For a short time before the group came up with a new name, InfiniBand was called
System I/O.[1]
As of 2009 InfiniBand has become the de-facto interconnect of choice for high
performance computing, and its adoption as seen in the TOP500 supercomputers list
is faster than Ethernet[2]. However, note that Top500 uses Linpack for benchmarks,
which as a neatly parallel computing task tends to be fairly easy on the interconnect;
InfiniBand shouldn't be confused with the custom-built interconnects of vector
supercomputers. For example, the NEC SX-9 provides 128 GB/s of low-latency
interconnect bandwidth between each computing node, compared to the 96 Gbit/s of
an InfiniBand 12X Quad Data Rate link. Enterprise datacenters have seen more
limited use. It is used today mostly for performance focused computer cluster
applications, and there are some efforts to adapt InfiniBand as a "standard"
interconnect between low-cost machines as well. A number of the TOP500
supercomputers have used InfiniBand including the former[3] reigning fastest
supercomputer, the IBM Roadrunner.
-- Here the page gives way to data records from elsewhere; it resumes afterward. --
static inline RwPlan rw_plan(int B, int max_kept, int num_rots, int bmm_size) {
  RwPlan pl;
  const int64_t rows = (int64_t)(max_kept > 0 ? max_kept : 1) * num_rots;
  pl.nchunks = (int)((rows + bmm_size - 1) / bmm_size);
  const int64_t target = (int64_t)(B >= 16 ? 160 : 32) * num_rots;
  pl.sub = (target >= bmm_size) ? 1 : (int)((bmm_size + target - 1) / target);
  pl.rpb = (bmm_size + pl.sub - 1) / pl.sub;
  pl.nblk = pl.nchunks * pl.sub;
  pl.max_pairs = pl.rpb / num_rots + 2;
  return pl;
}

extern "C" int64_t cppf_rot_bins_workspace_bytes(int B, int S, int max_kept, int num_rots, int bmm_size) {
  if (B <= 0 || S <= 0 || max_kept < 0 || num_rots <= 0 || bmm_size <= 0) return 0;
  const int64_t dense = align_up((int64_t)B * rb_max_chunks(max_kept, num_rots, bmm_size) * S * 8, 256);
  const RwPlan pl = rw_plan(B, max_kept, num_rots, bmm_size);
  const int64_t window = align_up((int64_t)B * pl.nblk * 2 * S * 8, 256);
  return dense > window ? dense : window;
}

static int rot_bins_dense_launch(int B, const float* pts, const int32_t* pt_off, const int32_t* idx, int k,
                                 const int32_t* tup_off, const float* rot, int rot_col, const int32_t* kept_tuple,
                                 const int32_t* kept_count, const double* kept_wt, const int32_t* kept_row0,
                                 int max_kept, int num_rots, const float* cos_tab, const float* sin_tab,
                                 const float* sphere, int S, float cos_thr, int bmm_size, float* counts,
                                 int32_t* top_idx, float* top_count, void* workspace, hipStream_t st) {
  const int max_chunks = rb_max_chunks(max_kept, num_rots, bmm_size);
  double* sums = (double*)workspace;
  CPPF_HIP(hipMemsetAsync(sums, 0, (size_t)B * max_chunks * S * 8, st));
  if (max_kept > 0) {
    int ppb = RB_MAX_CAND / num_rots;
    if (ppb > 4) ppb = 4;
    if (ppb < 1) ppb = 1;
    if ((int64_t)ppb * num_rots > bmm_size) ppb = bmm_size / num_rots;
    const int blocks = (max_kept + ppb - 1) / ppb;
    hipLaunchKernelGGL(rot_bins_dense_kernel, dim3(blocks, B), dim3(RB_THREADS), 0, st, pts, pt_off, idx, k, tup_off,
                       rot, rot_col, kept_tuple, kept_count, kept_wt, kept_row0, ppb, num_rots, cos_tab, sin_tab,
                       sphere, S, cos_thr, bmm_size, max_chunks, sums);
    CPPF_LAUNCH_CHECK();
  }
  hipLaunchKernelGGL(rot_bins_final_kernel, dim3(B), dim3(256), 0, st, sums, S, max_chunks, counts, top_idx,
                     top_count);
  CPPF_LAUNCH_CHECK();
  return CPPF_OK;
}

In another example of InfiniBand use within
high performance computing, the Cray XD1 uses built-in Mellanox InfiniBand
switches to create a fabric between HyperTransport-connected Opteron-based
compute nodes.[citation needed]
SGI, LSI and DDN, among others, have also released storage utilizing InfiniBand
"target adapters". These products essentially compete with architectures such as Fibre
Channel, SCSI, and other more traditional connectivity-methods. Such target adapter-
based discs can become a part of the fabric of a given network, in a fashion similar to
DEC VMS clustering. The advantage to this configuration is lower latency and higher
availability to nodes on the network (because of the fabric nature of the network). In
2009, the Jaguar Spider storage system used this type of InfiniBand attached storage
to deliver over 240 gigabytes per second of bandwidth.
InfiniBand uses copper CX4 cable — also commonly used to connect SAS (Serial
Attached SCSI) HBAs to external (SAS) disk arrays. With SAS, this is known as an
SFF-8470 connector, and is referred to as an "Infiniband style" Connector[4].
In 2008 Oracle Corporation released its HP Oracle Database Machine build as a RAC
Database (Real Application Clustered Database) with storage provided on its Exadata
Storage server which utilises InfiniBand as the backend interconnect for all IO and
Interconnect traffic. Updated versions of the Exadata Storage system, now using Sun
computing hardware, continue to utilize Infiniband infrastructure.
In 2009, IBM announced a December 2009 release date for their DB2 pureScale
offering, a shared-disk clustering scheme (inspired by parallel sysplex for DB2 z/OS)
that uses a cluster of IBM System p servers (POWER6/7) communicating with each
other over an InfiniBand interconnect.